Hong Kong multinational conglomerate

CK Hutchison Holdings Limited (長江和記實業有限公司) is a Hong Kong–based and Cayman Islands–registered multinational conglomerate corporation. The company was formed in March 2015 through the merger of Cheung Kong Holdings and its main associate company Hutchison Whampoa.
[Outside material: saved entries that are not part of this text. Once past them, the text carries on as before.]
@@ -623,11 +647,12 @@
     read_frags<BM, BN, true>(As, Bs, wm, wn, li, kh, 1, af, bf);
     __syncthreads();
     const int kcur = (kt0 + min(it + 1, nkt - 1)) * BK, knext = (kt0 + min(it + 2, nkt - 1)) * BK;
-    tn_piece_store<BM, RAGGED>(As, ra, p.K - kcur, SA);
-    tn_piece_load(p.A, p.lda, p.K, m0, knext, ra);
-    tn_piece_store<BN, RAGGED>(Bs, rb, p.K - kcur, SB);
-    tn_colsum_acc<RAGGED>(rb, p.K - kcur, (it + 1 < nkt) ? csw : 0.f, cs);
-    tn_piece_load(p.B, p.ldb, p.K, n0, knext, rb);
+    TN_STORE_A(kcur)
+    TN_LOAD_A(knext)
+    TN_STORE_B(kcur)
+    if constexpr (!PRE_B)
+      tn_colsum_acc<RAGGED>(rb, p.K - kcur, (it + 1 < nkt) ? csw : 0.f, cs);
+    TN_LOAD_B(knext)
     mma_frags<TM, TN>(af, bf, acc);
     if ((it + 1) % TN_FLUSH == 0) {
 #pragma unroll
@@ -639,6 +664,10 @@
     }
     __syncthreads();
   }
+#undef TN_STORE_B
+#undef TN_STORE_A
+#undef TN_LOAD_B
+#undef TN_LOAD_A
 #pragma unroll
   for (int i = 0; i < TM; ++i)
 #pragma unroll
@@ -694,6 +723,67 @@
     const _Float16 l = (_Float16)(x - (float)h);
     dst[(size_t)orow * ld_dst + ocol] = __builtin_bit_cast(unsigned short, h);
     dst[plane + (size_t)orow * ld_dst + ocol] = __builtin_bit_cast(unsigned short, l);
+  }
+}
+
+constexpr int ACT_KT = 128, ACT_KCH = 512;
+
+__global__ __launch_bounds__(256) void split_act_planes_kernel(int K, int N, const float* __restrict__ src, int ld_src, int vec,
+                                                               const float* __restrict__ absmax, unsigned short* __restrict__ dst,
+                                                               int ld_dst, long plane, float* __restrict__ colsum) {
+  __shared__ float t[ACT_KT][33];
+  const float scale = pow2_scale(*absmax);
+  const int n0 = blockIdx.x * 32, kb = blockIdx.y * ACT_KCH;
+  const int kend = min(kb + ACT_KCH, (K + BK - 1) / BK * BK);
+  const int lr = threadIdx.x >> 3, lc = (threadIdx.x & 7) * 4;
+  const int sn = threadIdx.x >> 3, sk = (threadIdx.x & 7) * 16;
+  float cs[4] = {0.f, 0.f, 0.f, 0.f};
+  for (int k0 = kb; k0 < kend; k0 += ACT_KT) {
+    f32x4 v[ACT_KT / 32];
+#pragma unroll
+    for (int j = 0; j < ACT_KT / 32; ++j) {
+      const int k = k0 + lr + 32 * j, col = n0 + lc;
+      const float* row = src + (size_t)k * ld_src + col;
+      if (k < K && vec && col + 3 < N) {
+        v[j] = *reinterpret_cast<const f32x4*>(row);
+      } else {
+#pragma unroll
+        for (int e = 0; e < 4; ++e) v[j][e] = (k < K && col + e < N) ? row[e] : 0.f;
+      }
+    }
+#pragma unroll
+    for (int j = 0; j < ACT_KT / 32; ++j)
+#pragma unroll
+      for (int e = 0; e < 4; ++e) {
+        cs[e] += v[j][e];
+        t[lr + 32 * j][lc + e] = v[j][e];
+      }
+    __syncthreads();
+    if (n0 + sn < N && k0 + sk < kend) {
+      u32x2 pl[4][NPL];
+#pragma unroll
+      for (int q = 0; q < 4; ++q)
+        split4_terms(t[sk + 4 * q][sn] * scale, t[sk + 4 * q + 1][sn] * scale, t[sk + 4 * q + 2][sn] * scale,
+                     t[sk + 4 * q + 3][sn] * scale, pl[q]);
+      unsigned short* d = dst + (size_t)(n0 + sn) * ld_dst + k0 + sk;
+#pragma unroll
+      for (int pt = 0; pt < NPL; ++pt) {
+        u32x4* o = reinterpret_cast<u32x4*>(d + pt * plane);
+        o[0] = (u32x4){pl[0][pt][0], pl[0][pt][1], pl[1][pt][0], pl[1][pt][1]};
+        o[1] = (u32x4){pl[2][pt][0], pl[2][pt][1], pl[3][pt][0], pl[3][pt][1]};
+      }
+    }
+    __syncthreads();
+  }
+  if (colsum) {
+#pragma unroll
+    for (int e = 0; e < 4; ++e) t[lr][lc + e] = cs[e];
+    __syncthreads();
+    if (threadIdx.x < 32 && n0 + (int)threadIdx.x < N) {
+      float s = 0.f;
+      for (int r = 0; r < 32; ++r) s += t[r][threadIdx.x];
+      atomicAdd(colsum + n0 + threadIdx.x, s);
+    }
   }
 }
 
@@ -1032,30 +1122,80 @@
   return unreal_launch_status();
 }
 
+static int split_tn_grid(SplitTnArgs& a, int splitk, unsigned* grid) {
+  a.ntx = (a.N + 127) / 128; a.nty = (a.M + 127) / 128;
+  const int nk = (a.K + BK - 1) / BK;
+  if (splitk < 1) splitk = 1;
+  if (splitk > nk) splitk = nk;
+  a.ktiles_per_split = (nk + splitk - 1) / splitk;
+  a.splitk = (nk + a.ktiles_per_split - 1) / a.ktiles_per_split;
+  const long g = (long)a.ntx * a.nty * ((a.splitk + 7) / 8 * 8);
+  if (g > 0x7fffffffL) return UNREAL_EINVAL;
+  *grid = (unsigned)g;
+  return UNREAL_OK;
+}
+
 int unreal_gemm_f32_split_tn(int M, int N, int K, const float* A, int lda, const float* a_absmax, const float* B, int ldb,
                              const float* b_absmax, float* C, int ldc, float* colsum, int splitk, void* stream) {
   if (M <= 0 || N <= 0 || K <= 0 || !A || !B || !C || lda < M || ldb < N || ldc < N) return UNREAL_EINVAL;
   if ((lda & 3) || (ldb & 3) || lda < 4 || ldb < 4 || (((uintptr_t)A) & 15) || (((uintptr_t)B) & 15)) return UNREAL_EINVAL;
-  SplitTnArgs a;
+  SplitTnArgs a = {};
   a.M = M; a.N = N; a.K = K; a.A = A; a.lda = lda; a.B = B; a.ldb = ldb; a.C = C; a.ldc = ldc; a.colsum = colsum;
   a.a_absmax = a_absmax; a.b_absmax = b_absmax;
   if (!a.a_absmax || !a.b_absmax) return UNREAL_EINVAL;
-  a.ntx = (N + 127) / 128; a.nty = (M + 127) / 128;
-  const int nk = (K + BK - 1) / BK;
-  if (splitk < 1) splitk = 1;
-  if (splitk > nk) splitk = nk;
-  a.ktiles_per_split = (nk + splitk - 1) / splitk;
-  a.splitk = (nk + a.ktiles_per_split - 1) / a.ktiles_per_split;
-  const long grid = (long)a.ntx * a.nty * ((a.splitk + 7) / 8 * 8);
-  if (grid > 0x7fffffffL) return UNREAL_EINVAL;
+  unsigned grid;
+  if (split_tn_grid(a, splitk, &grid) != UNREAL_OK) return UNREAL_EINVAL;
   if (K % BK == 0) {
     UNREAL_LAUNCHED("split_tn even");
-    hipLaunchKernelGGL(gemm_split_tn_kernel<false>, dim3((unsigned)grid), dim3(256), 0, (hipStream_t)stream, a);
+    hipLaunchKernelGGL((gemm_split_tn_kernel<false, false, false>), dim3(grid), dim3(256), 0, (hipStream_t)stream, a);
   } else {
     UNREAL_LAUNCHED("split_tn ragged");
-    hipLaunchKernelGGL(gemm_split_tn_kernel<true>, dim3((unsigned)grid), dim3(256), 0, (hipStream_t)stream, a);
+    hipLaunchKernelGGL((gemm_split_tn_kernel<true, false, false>), dim3(grid), dim3(256), 0, (hipStream_t)stream, a);
   }
   return unreal_launch_status();
 }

It has four core businesses – ports and related services, retail, infrastructure and telecommunications – which operate in over 50 countries, as well as several other investments around the world.

==Holdings==
The company owns substantial holdings in businesses across a number of industries.

===Telecoms===
The Group's telecommunications division is an operator of converged telecommunication and digital services around the world.
- CK Hutchison Group Telecom – operates 3-branded mobile telephone networks in Austria, Denmark, Ireland, Italy, Sweden.
  - 3 Danmark
  - Drei Austria
  - Three Ireland
  - Tre Sverige
  - Wind Tre (100% effective interest via CKH) – Italian operator of fixed and mobile telephony, born from the merger between 3 Italy and Wind.
- Hutchison Asia Telecom Group – operates mobile telephone networks in Indonesia, Sri Lanka and Vietnam.
  - Hutchison Telecommunications Lanka
  - Indosat Ooredoo Hutchison (65,6% via Ooredoo Hutchison Asia, where CKH co-owned its 50% stake with Ooredoo) – operates the 3 network in Indonesia alongside IM3.
  - Vietnamobile – co-owned with Hanoi Telecom.
- Hutchison Telecommunications Hong Kong Holdings – operates 3-branded mobile telephone networks in Hong Kong and Macau.
  - 3 Hong Kong
  - 3 Macau
- TPG Telecom (25.05% effective interest, formerly Vodafone Hutchison Australia) – the second-largest telecommunications company in Australia, owned via the 87.87% CKH-owned Hutchison Telecommunications (Australia) Limited.
- Metro Broadcast Corporation

===Infrastructure===
The company has investments in energy infrastructure, transportation infrastructure, water infrastructure, waste management, waste-to-energy and household infrastructure. Its investments and operations span across Hong Kong, Mainland China, the United Kingdom, Continental Europe, Australia, New Zealand, Canada and the United States.
- CK Infrastructure Holding (75.67%) – owns a number of infrastructure companies around the world.
  - Eversholt Rail Group
  - Australian Gas Networks
  - UK Power Networks
  - Northern Gas Networks
  - Northumbrian Water Group
  - Park 'N Fly Airport Parking
  - Wales & West Utilities
  - Power Assets Holdings (35.96%)
    - Hongkong Electric Company – Minority 33.37% holding is held through Power Assets Holdings.

===Ports===
As the world's leading port investor, developer and operator, the Group's ports division holds interests in 52 ports comprising 291 operational berths in 27 countries, including container terminals operating in six of the 10 busiest container ports in the world. In 2021, the division handled a total throughput of 88.0 million twenty-foot equivalent units ("TEU"). It also engages in river trade, cruise terminal operations and ports related logistic services.
- Hutchison Port Holdings
  - Westports Holdings (18.84% effective interest)
- Hutchison Port Holdings Trust (30.07%)
In March 2025, it is reported that CK Hutchinson Holding would sell Hutchinson Port Holdings and Hutchinson Port Group Holdings. There are reports stating that the key buyer is the Aponte Italian shipping family, and "the crucial figure" is Diego Aponte, group president of Mediterranean Shipping Company (MSC), and chairman of the Terminal Investment Limited (TiL). Gianluigi Aponte, MSC's founder, was reportedly personally playing a role in brokering the potential deal. TiL and BlackRock are consortium partners in the port deal. This comes in the context of U.S. President Donald Trump denouncing Chinese influence over the Panama Canal and calling for the United States to reclaim control of the canal in some form or another. In July 2025, Panama's government filed two lawsuits against CK Hutchinson's local subsidiary in the country's supreme court.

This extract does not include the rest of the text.